Он облокотился на колена и, как в клещах, стиснул себе ладонями голову.
– Экое страдание! – вырвался мучительный вопль у Сони.
– Ну, что теперь делать, говори! – спросил он, вдруг подняв голову и с безобразно искаженным от отчаяния лицом смотря на нее.
– Что делать! – воскликнула она, вдруг вскочив с места, и глаза ее, доселе полные слез, вдруг засверкали. – Встань! (Она схватила его за плечо; он приподнялся, смотря на нее почти в изумлении.) Поди сейчас, сию же минуту, стань на перекрестке, поклонись, поцелуй сначала землю, которую ты осквернил, а потом поклонись всему свету, на все четыре стороны, и скажи всем, вслух: «Я убил!» Тогда бог опять тебе жизни пошлет.
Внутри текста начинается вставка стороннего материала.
## Precompute per-layer graph aggregates into LDS before matvec phases

The graph aggregation for each layer now runs as a separate phase. Threads compute it with vectorized f32x4 reads at precomputed source offsets and write the interleaved (agg, own) rows into a new LDS buffer sized for all steps. The matvec loops then read straight from that buffer, so per-wave scratch staging and per-step source lookups disappear. cA and record stores become vectorized when alignment allows. In exchange, LDS moves to dynamic allocation and grows considerably, and two extra block barriers are added, which may reduce occupancy.

```diff
diff --git a/graph-conv-memory_amd/csrc/rows_cached_run.hip b/graph-conv-memory_amd/csrc/rows_cached_run.hip
--- a/graph-conv-memory_amd/csrc/rows_cached_run.hip
+++ b/graph-conv-memory_amd/csrc/rows_cached_run.hip
@@ -15,6 +15,7 @@
 constexpr int RUN_PAIRS = RUN_CAP / 2 / RUN_WAVES;
 constexpr int RUN_OCTS = RUN_CAP / 8 / RUN_WAVES;
 constexpr int RUN_WSTAGE = 2 * 16 * 64 / (64 * RUN_WAVES);
+constexpr int RUN_AGG = RUN_CAP * 8 / (64 * RUN_WAVES);
 
 struct RunTable {
   const float* obs[RUN_CAP];
@@ -30,6 +31,11 @@
 struct NoFresh {};
 constexpr int RUN_ADJ_TAB = 256 + 128;
 
+constexpr int RUN_LDS_ROWS = 128 * 32, RUN_LDS_AX = 2 * RUN_LDS_ROWS, RUN_LDS_W = RUN_LDS_AX + RUN_CAP * 64,
+              RUN_LDS_ADJ = RUN_LDS_W + 2 * (2 * 16 * 32 * 2);
+constexpr size_t run_lds_bytes(bool fresh) { return sizeof(float) * (size_t)(RUN_LDS_ADJ + (fresh ? RUN_ADJ_TAB : 0)); }
+constexpr unsigned RUN_WIDE_ROWS = 1u << 17, RUN_WIDE_REC = 1u << 18;
+
 #ifndef GCM_RUN_FRESH_STORES_LATE
 #define GCM_RUN_FRESH_STORES_LATE 0
 #endif
@@ -42,10 +48,12 @@
     unsigned o_coef, unsigned o_live, int rec, RunTable tab, std::conditional_t<FRESH, FreshArgs, NoFresh> fr) {
   constexpr int F = 32, H1 = 32, ROWS = 128 * 32;
   const int cur0 = FRESH ? 0 : cur0_arg;
-  __shared__ __attribute__((aligned(16))) float sXH[2 * ROWS];
-  __shared__ __attribute__((aligned(16))) float svw[RUN_WAVES * 128];
-  __shared__ __attribute__((aligned(16))) f32x2 sW[2 * 16 * 32 * 2];
-  __shared__ float sadj[FRESH ? RUN_ADJ_TAB : 1];
+  static_assert(ROWS == RUN_LDS_ROWS, "the LDS layout");
+  extern __shared__ __attribute__((aligned(16))) float sRun[];
+  float* const sXH = sRun;
+  float* const sAX = sRun + RUN_LDS_AX;
+  f32x2* const sW = reinterpret_cast<f32x2*>(sRun + RUN_LDS_W);
+  float* const sadj = sRun + RUN_LDS_ADJ;
   const int lane = threadIdx.x & 63;
   const int wv = __builtin_amdgcn_readfirstlane((int)(threadIdx.x >> 6));
   const unsigned gb = blockIdx.x;
@@ -54,8 +62,10 @@
   const bool self = (nhs >> 16) & 1u;
   const unsigned g0 = gb * N;
   const int fl = lane & 31, hs = lane >> 5;
-  float* sv = svw + 128 * wv + 64 * hs;
+  const int ar = (int)(threadIdx.x >> 3), ac = (int)(threadIdx.x & 7);
+  const bool wide_rows = nhs & RUN_WIDE_ROWS, wide_rec = nhs & RUN_WIDE_REC;
   const int ol = fl < H2 ? fl : H2 - 1;
+  static_assert(RUN_AGG == RUN_OCTS, "the aggregate phases share phase D's record pointers");
   float* recd[RUN_OCTS];
 #pragma unroll
   for (int j = 0; j < RUN_OCTS; ++j) {
@@ -101,14 +111,11 @@
     if (e_wave < fr.hs.off[HEAD_MAX_SRCS] && e_first < fr.hs.off[HEAD_MAX_SRCS])
       v_pack = head_packed_value(fr.hs, (unsigned)e_first);
   }
-  int hmax = 0, nh = 0;
+  int hmax = 0;
 #pragma unroll
   for (int i = 0; i < 4; ++i) {
     const int h = (int)((hops4 >> (8 * i)) & 0xffu);
-    if (h != 0xff) {
-      ++nh;
-      if (h > hmax) hmax = h;
-    }
+    if (h != 0xff && h > hmax) hmax = h;
   }
   {
     const int lo = cur0 - hmax > 0 ? cur0 - hmax : 0;
@@ -136,6 +143,17 @@
       for (int i = 0; i < 4; ++i) hit = hit || (d > 0 && (int)((hops4 >> (8 * i)) & 0xffu) == d);
       sadj[threadIdx.x] = hit && threadIdx.x < 256 ? 1.f : 0.f;
     }
+  }
+  auto settle = [](auto v) { asm volatile("" ::"v"(v)); };
+#pragma unroll
+  for (int j = 0; j < RUN_OCTS; ++j) settle(recd[j]);
+#pragma unroll
+  for (int j = 0; j < RUN_PAIRS; ++j) settle(recp[j]);
+  settle(bias1);
+  settle(bias2);
+  if constexpr (FRESH) {
+    settle(v_img);
+    settle(v_pack);
   }
 #pragma unroll
   for (int j = 0; j < RUN_PAIRS; ++j) {
@@ -145,6 +163,23 @@
       const unsigned at = (g0 + (unsigned)(cur0 + t)) * F + fl;
       nodes[at] = xo[j];
       cX[at] = xo[j];
+    }
+  }
+  int soff[RUN_AGG][4];
+  unsigned sany = 0;
+#pragma unroll
+  for (int s = 0; s < RUN_AGG; ++s) {
+    const int cur = cur0 + ar + 64 * s;
+    int k = 0;
+#pragma unroll
+    for (int i = 0; i < 4; ++i) k += (int)(((hops4 >> (8 * i)) & 0xffu) <= (unsigned)cur);
+#pragma unroll
+    for (int q = 0; q < 4; ++q) {
+      const int idx = k - 1 - q;
+      const bool any = idx >= 0;
+      const int src = any ? cur - (int)((hops4 >> (8 * (idx & 3))) & 0xffu) : 0;
+      soff[s][q] = src * 32 + 4 * ac;
+      sany |= any ? 1u << (4 * s + q) : 0u;
     }
   }
   __syncthreads();
@@ -170,33 +205,35 @@
     }
   };
   if (!GCM_RUN_FRESH_STORES_LATE) fresh_stores();
-  auto sources = [&](int cur, const float* rows, float (&va)[4]) {
-    int k = 0;
-#pragma unroll
-    for (int i = 0; i < 4; ++i) k += (int)(((hops4 >> (8 * i)) & 0xffu) <= (unsigned)cur);
-#pragma unroll
-    for (int q = 0; q < 4; ++q) {
-      const int idx = k - 1 - q;
-      const bool any = idx >= 0;
-      const int s = any ? cur - (int)((hops4 >> (8 * (idx & 3))) & 0xffu) : 0;
-      const float v = rows[s * 32 + fl];
-      va[q] = any ? v : 0.f;
+  const f32x4 zero4 = {0.f, 0.f, 0.f, 0.f};
+  auto aggregate = [&](const float* rows, auto&& out) {
+#pragma unroll
+    for (int s = 0; s < RUN_AGG; ++s) {
+      const int t = ar + 64 * s;
+      if (t < n) {
+        const int cur = cur0 + t;
+        const f32x4 own = *reinterpret_cast<const f32x4*>(rows + cur * 32 + 4 * ac);
+        f32x4 v[4];
+#pragma unroll
+        for (int q = 0; q < 4; ++q) {
+          const f32x4 u = *reinterpret_cast<const f32x4*>(rows + soff[s][q]);
+          v[q] = (sany >> (4 * s + q)) & 1u ? u : zero4;
+        }
+        f32x4 agg = (v[0] + v[1]) + (v[2] + v[3]);
+        agg = agg + (self ? own : zero4);
+        f32x4* ax = reinterpret_cast<f32x4*>(sAX + t * 64 + 8 * ac);
+        ax[0] = f32x4{agg[0], own[0], agg[1], own[1]};
+        ax[1] = f32x4{agg[2], own[2], agg[3], own[3]};
+        out(s, cur, agg, own);
+      }
     }
   };
-  int back[4];
-  bool has[4];
-#pragma unroll
-  for (int q = 0; q < 4; ++q) {
-    const int idx = nh - 1 - q;
-    has[q] = idx >= 0;
-    back[q] = has[q] ? 32 * (int)((hops4 >> (8 * (idx & 3))) & 0xffu) : 0;
-  }
-  auto sources_all = [&](int cur, const float* rows, float (&va)[4]) {
-    const float* at = rows + cur * 32 + fl;
-#pragma unroll
-    for (int q = 0; q < 4; ++q) {
-      const float v = *(at - back[q]);
-      va[q] = has[q] ? v : 0.f;
+  auto store4 = [](float* at, const f32x4& v, bool wide) {
+    if (wide) {
+      *reinterpret_cast<f32x4*>(at) = v;
+    } else {
+#pragma unroll
+      for (int u = 0; u < 4; ++u) at[u] = v[u];
     }
   };
   f32x2 wa[16], wb[16];
@@ -208,66 +245,44 @@
       wb[k] = f32x2{q[2], q[3]};
     }
   };
-  auto matvec = [&]() { return lean_half_chain(wa, sv, 0) + lean_half_chain(wb, sv, 1); };
+  auto matvec = [&](const float* ax) { return lean_half_chain(wa, ax, 0) + lean_half_chain(wb, ax, 1); };
   weights(0);
-  auto layer1 = [&](int cur, bool live, const float (&xa)[4]) {
-    const unsigned rc = g0 + (unsigned)cur;
-    const float xc = sXH[cur * 32 + fl];
-    asm volatile("" ::: "memory");
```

Пойдешь? Пойдешь?
– спрашивала она его, вся дрожа, точно в припадке, схватив его за обе руки, крепко стиснув их в своих руках и смотря на него огневым взглядом.
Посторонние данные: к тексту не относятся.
__global__ __launch_bounds__(64) void k_describe(const PgDescArgs KA)
{
    __shared__ __attribute__((aligned(16))) uint32_t hbuf[22 * DH_PITCH];
    uint8_t* raw = reinterpret_cast<uint8_t*>(hbuf);

    const int lane = threadIdx.x;
    const uint32_t frame = blockIdx.y;
    typedef int32_t pg_i32x16 __attribute__((ext_vector_type(16)));
    typedef uint32_t pg_u32x16 __attribute__((ext_vector_type(16)));
    typedef uint32_t pg_u32x8 __attribute__((ext_vector_type(8)));
    pg_gbytes_t tb = (pg_gbytes_t)(const void*)&pg_desc_tab;
    asm volatile("" : "+s"(tb));
    const uint32_t o4 = 4u * (uint32_t)lane, o16 = 16u * (uint32_t)lane;
    uint32_t mt[5];
#pragma unroll
    for (int it = 0; it < 5; it++) mt[it] = *(const PG_GLOBAL uint32_t*)(tb + (offsetof(PgDescTab, mom) + 256 * it) + o4);
    pg_v4i Bop[3];
#pragma unroll
    for (int cb = 0; cb < 3; cb++) Bop[cb] = *(const PG_GLOBAL pg_v4i*)(tb + (offsetof(PgDescTab, btab) + 1024 * cb) + o16);
    const pg_v4i pat = *(const PG_GLOBAL pg_v4i*)(tb + offsetof(PgDescTab, pat) + o16);
    pg_u32x16 a0;
    pg_u32x8 a1;
    asm volatile("s_load_dwordx16 %0, %2, 0x0\n\ts_load_dwordx8 %1, %2, 0x40\n\ts_waitcnt lgkmcnt(0)"
                 : "=&s"(a0), "=&s"(a1) : "s"(__builtin_amdgcn_kernarg_segment_ptr()) : "memory");
#define PG_A64(T, v, k) reinterpret_cast<T>((uintptr_t)(((uint64_t)(v)[(k) + 1] << 32) | (v)[k]))
    const int32_t* kpCount = PG_A64(const int32_t*, a0, 0);
    const PgSelRec* sel = PG_A64(const PgSelRec*, a0, 2);
    const int64_t selFrame = (int64_t)(((uint64_t)a0[5] << 32) | a0[4]);
    pgorb_keypoint* kps = PG_A64(pgorb_keypoint*, a0, 6);
    uint8_t* desc = PG_A64(uint8_t*, a0, 8);
    int32_t* n_out = PG_A64(int32_t*, a0, 10);
#undef PG_A64
    const int nlevels = (int)a0[12], tieMode = (int)a0[13], cap_per_frame = (int)a0[14], slotBeg = (int)a0[15];
    const int slotEnd = (int)a1[0], writeTotal = (int)a1[1], slotsPerXcd = (int)a1[2];
    const int slot = slotBeg + (int)(blockIdx.x & 7) * slotsPerXcd + (int)(blockIdx.x >> 3);
    const int32_t* kpc = kpCount + frame * PG_MAXL;
    const PgSelRec* recp = sel + ((int64_t)frame * selFrame + slot);
    pg_i32x16 kc;
    pg_u32x8 rec;
    asm volatile("s_load_dwordx16 %0, %2, 0x0\n\ts_load_dwordx8 %1, %3, 0x0\n\ts_waitcnt lgkmcnt(0)" : "=&s"(kc), "=&s"(rec) : "s"(kpc), "s"(recp) : "memory");
    if (slot >= slotEnd) return;
    const int l = (int)(rec[1] >> 16) & 15;
    int total = 0, before = 0;
#pragma unroll
    for (int q = 0; q < PG_MAXL; q++) {
        const int c = kc[q];
        if (q < l) before += c;
        total += c;
    }
    if (writeTotal && blockIdx.x == 0 && lane == 0) n_out[frame] = total;
    if (rec[1] == 0xFFFFFFFFu || l >= nlevels) return;
    const uint32_t cv = rec[0];
    const int idx = before + (int)(rec[1] & 0xFFFFu);
    const int Lpitch = (int)rec[2], Lw = (int)(rec[3] & 0xFFFFu), Lh = (int)(rec[3] >> 16);
    const uint8_t* img = reinterpret_cast<const uint8_t*>((uintptr_t)(((uint64_t)rec[5] << 32) | rec[4]));
    const float Lscale = __uint_as_float(rec[6]), LpatchSize = __uint_as_float(rec[7]);
    const int x = (int)(cv & 0xFFF) + PG_EDGE, y = (int)((cv >> 12) & 0xFFF) + PG_EDGE;
    const int resp = (int)(cv >> 24);
    const int w = Lw, h = Lh;

    const int x0 = x - DW_R, y0 = y - DW_R;
    if (x0 >= 0 && y0 >= 0 && x0 + DW_PITCH <= w && y + DW_R < h) {
        const int lr = lane / 3, lq = lane - 3 * lr;
        const uint8_t* g = img + (int64_t)(y0 + lr) * Lpitch + x0 + 16 * lq;
        if (lr < 21) {
            __builtin_amdgcn_global_load_lds((pg_gptr_t)g, (pg_lptr_t)raw, 16, 0, 0);
            __builtin_amdgcn_global_load_lds((pg_gptr_t)(g + 21 * (int64_t)Lpitch), (pg_lptr_t)(raw + 21 * DW_PITCH), 16, 0, 0);
            if (lr < 1)
                __builtin_amdgcn_global_load_lds((pg_gptr_t)(g + 42 * (int64_t)Lpitch), (pg_lptr_t)(raw + 42 * DW_PITCH), 16, 0, 0);
        }
        __builtin_amdgcn_s_waitcnt(0);
    } else {
        for (int i = lane; i < DW_N * DW_PITCH; i += 64) {
            const int r = i / DW_PITCH, c = i - r * DW_PITCH;
            raw[r * DW_PITCH + c] =
                img[(int64_t)pg_reflect101(y0 + r, h) * Lpitch + pg_reflect101(x0 + c, w)];
        }
    }
    PG_WAVE_SYNC();

    int m10 = 0, m01 = 0;
#pragma unroll
    for (int it = 0; it < 5; it++) {
        const int i = lane + 64 * it;
        if (i >= 31 * 9) break;
        const int r = i / 9, q = i - r * 9;
        const uint32_t val = *reinterpret_cast<const uint32_t*>(raw + (DW_R - 15 + r) * DW_PITCH + 4 * (q + 1));
        const uint32_t wm = ((mt[it] + 0x7F7F7F7Fu) >> 7) & 0x01010101u;
        const int sv = (int)__builtin_amdgcn_udot4(val, wm, 0u, false);
        m10 += (int)__builtin_amdgcn_udot4(val, mt[it], 0u, false) - 16 * sv;
        m01 += (r - 15) * sv;
    }
    m10 = pg_wave_sum(m10);
    m01 = pg_wave_sum(m01);
    const float angle = pg_fast_atan2((float)m01, (float)m10);

    uint32_t* hT = hbuf;
    {
        constexpr int cinit = 128 * (2 * (PG_G7.k0 + PG_G7.k1 + PG_G7.k2) + PG_G7.k3);
        pg_v4i Aop[3];
#pragma unroll
        for (int rb = 0; rb < 3; rb++) {
            Aop[rb] = *reinterpret_cast<const pg_v4i*>(raw + (16 * rb + (lane & 15)) * DW_PITCH + 16 * (lane >> 4));
            Aop[rb].x ^= (int)0x80808080; Aop[rb].y ^= (int)0x80808080; Aop[rb].z ^= (int)0x80808080; Aop[rb].w ^= (int)0x80808080;
        }
        PG_WAVE_SYNC();
#pragma unroll
        for (int rb = 0; rb < 3; rb++) {
            const int pair = 8 * rb + 2 * (lane >> 4);
#pragma unroll
            for (int cb = 0; cb < 3; cb++) {
                const pg_v4i acc = __builtin_amdgcn_mfma_i32_16x16x64_i8(Aop[rb], Bop[cb], pg_v4i{cinit, cinit, cinit, cinit}, 0, 0, 0);
                const int n = 16 * cb + (lane & 15);
                if (n < DH_PITCH) {
                    if (pair < 22) hT[pair * DH_PITCH + n] = (uint32_t)acc.x | ((uint32_t)acc.y << 16);
                    if (pair + 1 < 22) hT[(pair + 1) * DH_PITCH + n] = (uint32_t)acc.z | ((uint32_t)acc.w << 16);
                }
            }
        }
    }
    PG_WAVE_SYNC();
    const int wvec = w & ~3;

    const float factorPI = (float)(3.1415926535897932384626433832795 / 180.f);
    float a, b;
    pg_sincos_f(__fmul_rn(angle, factorPI), &b, &a);
    unsigned long long bits[4];
#pragma unroll
    for (int r = 0; r < 4; r++) {
        const uint32_t pw = (uint32_t)pat[r];
        const float px0 = (float)(int8_t)(pw & 0xFF), py0 = (float)(int8_t)((pw >> 8) & 0xFF);
        const float px1 = (float)(int8_t)((pw >> 16) & 0xFF), py1 = (float)(int8_t)(pw >> 24);
        const int r0 = __float2int_rn(__fadd_rn(__fmul_rn(px0, b), __fmul_rn(py0, a)));
        const int c0 = __float2int_rn(__fsub_rn(__fmul_rn(px0, a), __fmul_rn(py0, b)));
        const int r1 = __float2int_rn(__fadd_rn(__fmul_rn(px1, b), __fmul_rn(py1, a)));
        const int c1 = __float2int_rn(__fsub_rn(__fmul_rn(px1, a), __fmul_rn(py1, b)));
        const int t0 = pg_blur_at(hT, 18 + r0, 18 + c0, tieMode == 0 && x + c0 < wvec);
        const int t1 = pg_blur_at(hT, 18 + r1, 18 + c1, tieMode == 0 && x + c1 < wvec);
        bits[r] = __ballot(t0 < t1);
    }

    if (idx < cap_per_frame && lane == 0) {
        const int64_t o = (int64_t)frame * cap_per_frame + idx;
        unsigned long long* d = reinterpret_cast<unsigned long long*>(desc + o * 32);
        d[0] = bits[0]; d[1] = bits[1]; d[2] = bits[2]; d[3] = bits[3];
        pgorb_keypoint k;
        k.x = (l != 0) ? __fmul_rn((float)x, Lscale) : (float)x;
        k.y = (l != 0) ? __fmul_rn((float)y, Lscale) : (float)y;
        k.size = LpatchSize;
        k.angle = angle;
        k.response = (float)resp;
        k.octave = l;
        k.class_id = -1;
        kps[o] = k;
    }
}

Он изумился и был даже поражен ее внезапным восторгом.
– Это ты про каторгу, что ли, Соня? Донести, что ль, на себя надо? – спросил он мрачно.
– Страдание принять и искупить себя им, вот что надо.
– Нет! Не пойду я к ним, Соня.
– А жить-то, жить-то как будешь? Жить-то с чем будешь? – восклицала Соня. – Разве это теперь возможно? Ну как ты с матерью будешь говорить? (О, с ними-то, с ними-то что теперь будет!) Да что я! Ведь ты уж бросил мать и сестру. Вот ведь уж бросил же, бросил. О господи! – вскрикнула она, – ведь он уже это все знает сам! Ну как же, как же без человека-то прожить! Что с тобой теперь будет!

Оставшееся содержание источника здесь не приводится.